(Extracted records)
::::::::

static int launch_gen(mort_ctx *c, const mort_camera *cam, const RenderArgs &a, int tiles, bool sub, bool timed, hipStream_t s, LaunchPlan &plan) {
    GenArgs ga = c->gen;
    FastArgs &fa = ga.f;
    fast_args_base(c, cam, a, fa, c->d_gen, c->gen_bytes, tiles, sub);
    const long long lanes_wanted = (long long)tiles * 64;
    int FB = 768;
    bool heavy_default = false;
    { const char *fb_env = std::getenv("MORT_GEN_BLOCK_SIZE");
      if (fb_env && !sub) FB = std::atoi(fb_env);
      else {
             const double ppl = (double)lanes_wanted / ((double)c->num_cus * 768.0);
             FB = ppl >= 8.0 ? 1024 : (lanes_wanted >= 512ll * c->num_cus) ? 512 : 256;
             if (ppl < 8.0 && lanes_wanted >= 32ll * 1024 && !std::getenv("MORT_GEN_NO_HEAVY")) { FB = 1024; heavy_default = true; } } }
    if (FB != 1024 && FB != 768 && FB != 512 && FB != 256) FB = 256;
    if (FB == 1024 && (size_t)c->gen_bytes + 16u + (size_t)MORT_OWN_STACK * 1024u * 2u + 2048u > 160u * 1024u) FB = 768;
    if (sub && FB > 512) FB = 512;
    fa.th_s = 28; fa.th_l = 20; fa.t_keep = 4; ga.th_m = 56;
    fa.heavy_mod = 0; fa.heavy_num = 0; fa.heavy_cap = 64; c->heavy_percent = 50;
    if (heavy_default && FB == 1024 && !sub) { fa.heavy_mod = 3; fa.heavy_num = 2; fa.heavy_cap = 12; }
    { const char *hv = std::getenv("MORT_GEN_HEAVY"); int m_ = 0, n_ = 0, k_ = 0, p_ = 0;
      if (hv && !sub && std::sscanf(hv, "%d,%d,%d,%d", &m_, &n_, &k_, &p_) == 4 && m_ >= 1 && n_ >= 1 && n_ <= m_ && k_ >= 1 && k_ <= 64 && p_ >= 1 && p_ <= 100) {
          fa.heavy_mod = m_; fa.heavy_num = n_; fa.heavy_cap = k_; c->heavy_percent = p_; } }
    ga.drain_mode = 3;
    { const char *dm = std::getenv("MORT_GEN_DRAIN"); if (dm && std::atoi(dm) >= 0 && std::atoi(dm) <= 3) ga.drain_mode = std::atoi(dm); }
    { const char *th = std::getenv("MORT_GEN_THRESHOLDS");
      if (th) { int s_ = 0, l_ = 0, k_ = 0, m_ = 0; if (std::sscanf(th, "%d,%d,%d,%d", &s_, &l_, &k_, &m_) == 4 && s_ >= 1 && l_ >= 1 && k_ >= 1 && m_ >= 1) { fa.th_s = s_; fa.th_l = l_; fa.t_keep = k_; ga.th_m = m_; } } }
    const gen_kernel_t kern = mort_gen_kernel(FB, ga.prims_in_lds != 0, sub);
    int dl_cap = 12;
    { const char *de = std::getenv("MORT_GEN_DL"); if (de) dl_cap = std::atoi(de) > 0 ? std::atoi(de) : 0; }
    size_t lds_bytes = 0;
    int grid = 0;
    int st = state_setup(c, cam, fa, (const void *)kern, FB, MORT_OWN_STACK, dl_cap, INT_MAX, "unified-tree image does not fit one CU's LDS", s, lds_bytes, grid);
    if (st != MORT_OK) return st;
// ... 303 lines not shown
    if (st != MORT_OK) return st;
    const std::vector<DNode4> &nodes = sb.comp.own_nodes4;
    for (int i = 0; i < 16; i++) out[i] = 0;
    out[4] = nodes.size();
    if (nodes.empty()) return MORT_OK;
    for (const DNode4 &nd : nodes)
        for (int k = 0; k < 4; k++) {
            if (nd.child[k] != 0xffffu) continue;
            const float v[10] = {nd.x[0][k], nd.x[1][k], nd.x[2][k], nd.y[0][k], nd.y[1][k], nd.y[2][k], nd.z[0][k], nd.z[1][k], nd.z[2][k], nd.e[k]};
            for (float f : v) { uint32_t b; std::memcpy(&b, &f, 4); if (b) { out[5]++; break; } }
        }
    unsigned nthreads = std::thread::hardware_concurrency();
    if (nthreads < 1) nthreads = 1;
    if (nthreads > 16) nthreads = 16;
    std::vector<std::array<unsigned long long, 16>> part(nthreads);
    auto work = [&](unsigned t) {
        std::array<unsigned long long, 16> &o = part[t];
        o.fill(0);
        for (size_t r = t; r < n; r += nthreads) {
            const float *q = rays + 7 * r;
            OwnRay orr;
            orr.ix = 1.0f / q[3]; orr.iy = 1.0f / q[4]; orr.iz = 1.0f / q[5];
            orr.mx = q[0] * orr.ix; orr.my = q[1] * orr.iy; orr.mz = q[2] * orr.iz;
            const float mm = __builtin_fmaxf(__builtin_fmaxf(mort_fabsf(orr.mx), mort_fabsf(orr.my)), mort_fabsf(orr.mz));
            orr.band = mm * 4.76837158203125e-07f;
            orr.invlen = 1.01f / mort_sqrtf(q[3] * q[3] + q[4] * q[4] + q[5] * q[5]);
            if (!(own_inv_ok(orr.ix) && own_inv_ok(orr.iy) && own_inv_ok(orr.iz) && (mm < 1e30f))) { o[3]++; continue; }
            const uint32_t sx = own_sign_offset(orr.ix) / 16u, sy = own_sign_offset(orr.iy) / 16u, sz = own_sign_offset(orr.iz) / 16u;
            o[8 + (sx | sy << 1 | sz << 2)]++;
            const float closest = q[6];
            for (size_t ni = r % (size_t)stride; ni < nodes.size(); ni += (size_t)stride) {
                const DNode4 &nd = nodes[ni];
                for (int k = 0; k < 4; k++) {
                    if (nd.child[k] == 0xffffu) continue;
                    float te_a, te_b;
                    const bool skip_a = own_prune(nd.x[0][k], nd.x[1][k], nd.y[0][k], nd.y[1][k], nd.z[0][k], nd.z[1][k], nd.e[k], orr, closest, te_a);
                    const bool skip_b = own_prune_ordered(nd.x[sx][k], nd.x[sx + 1][k], nd.y[sy][k], nd.y[sy + 1][k], nd.z[sz][k], nd.z[sz + 1][k], nd.e[k], orr, closest, te_b);
                    o[0]++;
                    if (std::memcmp(&te_a, &te_b, 4) != 0) o[1]++;
                    if (skip_a != skip_b) o[2]++;
                    if (skip_a && skip_b) o[6]++;
                }
            }
        }
    };
    std::vector<std::thread> pool;
    for (unsigned t = 1; t < nthreads; t++) pool.emplace_back(work, t);
    work(0);
    for (std::thread &th : pool) th.join();
    for (const auto &o : part) for (int i = 0; i < 16; i++) if (i != 4 && i != 5) out[i] += o[i];
    return MORT_OK;
}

::::::::

**WHAT YOU SHOULD DO**. Each line of the records, from the opening one through the line holding "0, k_ = 0, p_ = 0;", should be restated word for word, with nothing else in the answer.

**SOLUTION BELOW**.
static int launch_gen(mort_ctx *c, const mort_camera *cam, const RenderArgs &a, int tiles, bool sub, bool timed, hipStream_t s, LaunchPlan &plan) {
    GenArgs ga = c->gen;
    FastArgs &fa = ga.f;
    fast_args_base(c, cam, a, fa, c->d_gen, c->gen_bytes, tiles, sub);
    const long long lanes_wanted = (long long)tiles * 64;
    int FB = 768;
    bool heavy_default = false;
    { const char *fb_env = std::getenv("MORT_GEN_BLOCK_SIZE");
      if (fb_env && !sub) FB = std::atoi(fb_env);
      else {
             const double ppl = (double)lanes_wanted / ((double)c->num_cus * 768.0);
             FB = ppl >= 8.0 ? 1024 : (lanes_wanted >= 512ll * c->num_cus) ? 512 : 256;
             if (ppl < 8.0 && lanes_wanted >= 32ll * 1024 && !std::getenv("MORT_GEN_NO_HEAVY")) { FB = 1024; heavy_default = true; } } }
    if (FB != 1024 && FB != 768 && FB != 512 && FB != 256) FB = 256;
    if (FB == 1024 && (size_t)c->gen_bytes + 16u + (size_t)MORT_OWN_STACK * 1024u * 2u + 2048u > 160u * 1024u) FB = 768;
    if (sub && FB > 512) FB = 512;
    fa.th_s = 28; fa.th_l = 20; fa.t_keep = 4; ga.th_m = 56;
    fa.heavy_mod = 0; fa.heavy_num = 0; fa.heavy_cap = 64; c->heavy_percent = 50;
    if (heavy_default && FB == 1024 && !sub) { fa.heavy_mod = 3; fa.heavy_num = 2; fa.heavy_cap = 12; }
    { const char *hv = std::getenv("MORT_GEN_HEAVY"); int m_ = 0, n_ = 0, k_ = 0, p_ = 0;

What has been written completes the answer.